Start of MATERIAL FOR THIS EXERCISE

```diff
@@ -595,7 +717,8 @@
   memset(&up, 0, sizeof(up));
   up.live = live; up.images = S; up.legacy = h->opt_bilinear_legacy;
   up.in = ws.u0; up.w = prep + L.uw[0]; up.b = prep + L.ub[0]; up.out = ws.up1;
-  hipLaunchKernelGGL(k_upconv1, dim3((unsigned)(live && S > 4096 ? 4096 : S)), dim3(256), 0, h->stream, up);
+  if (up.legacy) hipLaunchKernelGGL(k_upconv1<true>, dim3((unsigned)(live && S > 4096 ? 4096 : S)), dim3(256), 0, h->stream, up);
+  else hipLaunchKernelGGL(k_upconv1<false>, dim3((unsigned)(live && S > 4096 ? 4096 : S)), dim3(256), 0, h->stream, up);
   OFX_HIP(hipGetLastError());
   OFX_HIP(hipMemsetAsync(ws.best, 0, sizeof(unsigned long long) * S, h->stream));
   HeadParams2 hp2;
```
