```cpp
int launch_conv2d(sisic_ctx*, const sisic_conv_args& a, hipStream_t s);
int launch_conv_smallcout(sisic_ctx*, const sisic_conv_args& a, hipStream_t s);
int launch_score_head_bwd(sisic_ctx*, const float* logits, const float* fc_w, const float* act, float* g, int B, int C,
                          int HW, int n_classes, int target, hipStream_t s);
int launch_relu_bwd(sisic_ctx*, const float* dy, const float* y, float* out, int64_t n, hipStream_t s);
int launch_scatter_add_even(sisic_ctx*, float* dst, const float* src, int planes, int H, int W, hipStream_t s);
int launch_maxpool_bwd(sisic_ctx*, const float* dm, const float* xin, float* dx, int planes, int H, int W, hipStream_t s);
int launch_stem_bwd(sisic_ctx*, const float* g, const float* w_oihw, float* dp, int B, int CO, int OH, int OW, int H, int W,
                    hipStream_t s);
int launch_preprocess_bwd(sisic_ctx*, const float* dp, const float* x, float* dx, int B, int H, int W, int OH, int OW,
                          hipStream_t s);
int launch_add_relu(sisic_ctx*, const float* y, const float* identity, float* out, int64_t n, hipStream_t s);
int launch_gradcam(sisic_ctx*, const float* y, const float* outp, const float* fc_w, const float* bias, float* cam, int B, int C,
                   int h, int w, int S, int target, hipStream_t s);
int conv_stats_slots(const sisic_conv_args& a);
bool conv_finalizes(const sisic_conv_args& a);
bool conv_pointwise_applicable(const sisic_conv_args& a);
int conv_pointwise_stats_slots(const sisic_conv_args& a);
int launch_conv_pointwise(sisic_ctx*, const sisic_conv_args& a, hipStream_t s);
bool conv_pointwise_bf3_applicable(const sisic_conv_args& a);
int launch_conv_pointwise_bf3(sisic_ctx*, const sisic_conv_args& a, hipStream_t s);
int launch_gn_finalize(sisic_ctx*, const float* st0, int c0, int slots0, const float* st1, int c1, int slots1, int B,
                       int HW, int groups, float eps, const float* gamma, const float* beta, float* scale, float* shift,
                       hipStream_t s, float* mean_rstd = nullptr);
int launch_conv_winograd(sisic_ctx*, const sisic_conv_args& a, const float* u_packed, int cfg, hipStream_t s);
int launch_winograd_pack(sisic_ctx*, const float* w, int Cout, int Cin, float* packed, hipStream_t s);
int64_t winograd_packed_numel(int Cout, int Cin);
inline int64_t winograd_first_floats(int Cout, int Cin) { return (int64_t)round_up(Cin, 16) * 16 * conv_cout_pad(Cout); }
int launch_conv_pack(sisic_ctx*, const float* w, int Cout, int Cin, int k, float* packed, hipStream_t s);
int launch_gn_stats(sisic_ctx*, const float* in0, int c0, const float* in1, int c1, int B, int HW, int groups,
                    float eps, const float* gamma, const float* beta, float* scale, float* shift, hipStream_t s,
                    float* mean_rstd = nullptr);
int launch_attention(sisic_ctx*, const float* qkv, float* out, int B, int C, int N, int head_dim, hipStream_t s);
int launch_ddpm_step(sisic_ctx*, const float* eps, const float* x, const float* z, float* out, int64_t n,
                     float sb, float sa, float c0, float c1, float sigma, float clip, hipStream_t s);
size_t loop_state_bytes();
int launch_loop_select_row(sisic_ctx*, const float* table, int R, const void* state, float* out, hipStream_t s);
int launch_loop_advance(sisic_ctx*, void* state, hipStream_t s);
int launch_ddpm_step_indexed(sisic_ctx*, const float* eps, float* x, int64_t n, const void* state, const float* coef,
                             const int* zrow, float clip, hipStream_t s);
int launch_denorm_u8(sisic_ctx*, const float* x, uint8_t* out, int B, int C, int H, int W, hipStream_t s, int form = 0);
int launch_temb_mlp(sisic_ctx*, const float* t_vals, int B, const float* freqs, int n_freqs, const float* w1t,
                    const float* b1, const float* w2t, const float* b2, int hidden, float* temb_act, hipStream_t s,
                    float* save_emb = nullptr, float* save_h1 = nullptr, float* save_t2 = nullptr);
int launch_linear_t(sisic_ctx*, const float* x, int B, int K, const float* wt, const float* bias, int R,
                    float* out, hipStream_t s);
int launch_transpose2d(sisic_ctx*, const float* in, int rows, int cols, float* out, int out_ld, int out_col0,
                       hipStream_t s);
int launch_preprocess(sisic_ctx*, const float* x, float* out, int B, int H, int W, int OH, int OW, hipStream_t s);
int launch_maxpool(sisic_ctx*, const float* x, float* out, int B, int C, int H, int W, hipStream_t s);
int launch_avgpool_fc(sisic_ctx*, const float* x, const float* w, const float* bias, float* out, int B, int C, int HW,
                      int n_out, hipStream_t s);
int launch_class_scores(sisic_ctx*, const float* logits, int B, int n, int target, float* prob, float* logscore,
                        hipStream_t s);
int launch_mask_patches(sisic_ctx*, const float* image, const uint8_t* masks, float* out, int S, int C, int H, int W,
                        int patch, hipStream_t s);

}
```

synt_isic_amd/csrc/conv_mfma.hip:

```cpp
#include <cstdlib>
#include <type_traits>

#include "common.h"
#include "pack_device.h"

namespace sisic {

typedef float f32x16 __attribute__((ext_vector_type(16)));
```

End of MATERIAL FOR THIS EXERCISE

- [TASK REQUIREMENTS]
Quote every line of the data, word for word.

- [ANSWER FOR THE TASK]
```diff
@@ -595,7 +717,8 @@
   memset(&up, 0, sizeof(up));
   up.live = live; up.images = S; up.legacy = h->opt_bilinear_legacy;
   up.in = ws.u0; up.w = prep + L.uw[0]; up.b = prep + L.ub[0]; up.out = ws.up1;
-  hipLaunchKernelGGL(k_upconv1, dim3((unsigned)(live && S > 4096 ? 4096 : S)), dim3(256), 0, h->stream, up);
+  if (up.legacy) hipLaunchKernelGGL(k_upconv1<true>, dim3((unsigned)(live && S > 4096 ? 4096 : S)), dim3(256), 0, h->stream, up);
+  else hipLaunchKernelGGL(k_upconv1<false>, dim3((unsigned)(live && S > 4096 ? 4096 : S)), dim3(256), 0, h->stream, up);
   OFX_HIP(hipGetLastError());
   OFX_HIP(hipMemsetAsync(ws.best, 0, sizeof(unsigned long long) * S, h->stream));
   HeadParams2 hp2;
```
```cpp
int launch_conv2d(sisic_ctx*, const sisic_conv_args& a, hipStream_t s);
int launch_conv_smallcout(sisic_ctx*, const sisic_conv_args& a, hipStream_t s);
int launch_score_head_bwd(sisic_ctx*, const float* logits, const float* fc_w, const float* act, float* g, int B, int C,
                          int HW, int n_classes, int target, hipStream_t s);
int launch_relu_bwd(sisic_ctx*, const float* dy, const float* y, float* out, int64_t n, hipStream_t s);
int launch_scatter_add_even(sisic_ctx*, float* dst, const float* src, int planes, int H, int W, hipStream_t s);
int launch_maxpool_bwd(sisic_ctx*, const float* dm, const float* xin, float* dx, int planes, int H, int W, hipStream_t s);
int launch_stem_bwd(sisic_ctx*, const float* g, const float* w_oihw, float* dp, int B, int CO, int OH, int OW, int H, int W,
                    hipStream_t s);
int launch_preprocess_bwd(sisic_ctx*, const float* dp, const float* x, float* dx, int B, int H, int W, int OH, int OW,
                          hipStream_t s);
int launch_add_relu(sisic_ctx*, const float* y, const float* identity, float* out, int64_t n, hipStream_t s);
int launch_gradcam(sisic_ctx*, const float* y, const float* outp, const float* fc_w, const float* bias, float* cam, int B, int C,
                   int h, int w, int S, int target, hipStream_t s);
int conv_stats_slots(const sisic_conv_args& a);
bool conv_finalizes(const sisic_conv_args& a);
bool conv_pointwise_applicable(const sisic_conv_args& a);
int conv_pointwise_stats_slots(const sisic_conv_args& a);
int launch_conv_pointwise(sisic_ctx*, const sisic_conv_args& a, hipStream_t s);
bool conv_pointwise_bf3_applicable(const sisic_conv_args& a);
int launch_conv_pointwise_bf3(sisic_ctx*, const sisic_conv_args& a, hipStream_t s);
int launch_gn_finalize(sisic_ctx*, const float* st0, int c0, int slots0, const float* st1, int c1, int slots1, int B,
                       int HW, int groups, float eps, const float* gamma, const float* beta, float* scale, float* shift,
                       hipStream_t s, float* mean_rstd = nullptr);
int launch_conv_winograd(sisic_ctx*, const sisic_conv_args& a, const float* u_packed, int cfg, hipStream_t s);
int launch_winograd_pack(sisic_ctx*, const float* w, int Cout, int Cin, float* packed, hipStream_t s);
int64_t winograd_packed_numel(int Cout, int Cin);
inline int64_t winograd_first_floats(int Cout, int Cin) { return (int64_t)round_up(Cin, 16) * 16 * conv_cout_pad(Cout); }
int launch_conv_pack(sisic_ctx*, const float* w, int Cout, int Cin, int k, float* packed, hipStream_t s);
int launch_gn_stats(sisic_ctx*, const float* in0, int c0, const float* in1, int c1, int B, int HW, int groups,
                    float eps, const float* gamma, const float* beta, float* scale, float* shift, hipStream_t s,
                    float* mean_rstd = nullptr);
int launch_attention(sisic_ctx*, const float* qkv, float* out, int B, int C, int N, int head_dim, hipStream_t s);
int launch_ddpm_step(sisic_ctx*, const float* eps, const float* x, const float* z, float* out, int64_t n,
                     float sb, float sa, float c0, float c1, float sigma, float clip, hipStream_t s);
size_t loop_state_bytes();
int launch_loop_select_row(sisic_ctx*, const float* table, int R, const void* state, float* out, hipStream_t s);
int launch_loop_advance(sisic_ctx*, void* state, hipStream_t s);
int launch_ddpm_step_indexed(sisic_ctx*, const float* eps, float* x, int64_t n, const void* state, const float* coef,
                             const int* zrow, float clip, hipStream_t s);
int launch_denorm_u8(sisic_ctx*, const float* x, uint8_t* out, int B, int C, int H, int W, hipStream_t s, int form = 0);
int launch_temb_mlp(sisic_ctx*, const float* t_vals, int B, const float* freqs, int n_freqs, const float* w1t,
                    const float* b1, const float* w2t, const float* b2, int hidden, float* temb_act, hipStream_t s,
                    float* save_emb = nullptr, float* save_h1 = nullptr, float* save_t2 = nullptr);
int launch_linear_t(sisic_ctx*, const float* x, int B, int K, const float* wt, const float* bias, int R,
                    float* out, hipStream_t s);
int launch_transpose2d(sisic_ctx*, const float* in, int rows, int cols, float* out, int out_ld, int out_col0,
                       hipStream_t s);
int launch_preprocess(sisic_ctx*, const float* x, float* out, int B, int H, int W, int OH, int OW, hipStream_t s);
int launch_maxpool(sisic_ctx*, const float* x, float* out, int B, int C, int H, int W, hipStream_t s);
int launch_avgpool_fc(sisic_ctx*, const float* x, const float* w, const float* bias, float* out, int B, int C, int HW,
                      int n_out, hipStream_t s);
int launch_class_scores(sisic_ctx*, const float* logits, int B, int n, int target, float* prob, float* logscore,
                        hipStream_t s);
int launch_mask_patches(sisic_ctx*, const float* image, const uint8_t* masks, float* out, int S, int C, int H, int W,
                        int patch, hipStream_t s);

}
```

synt_isic_amd/csrc/conv_mfma.hip:

```cpp
#include <cstdlib>
#include <type_traits>

#include "common.h"
#include "pack_device.h"

namespace sisic {

typedef float f32x16 __attribute__((ext_vector_type(16)));
```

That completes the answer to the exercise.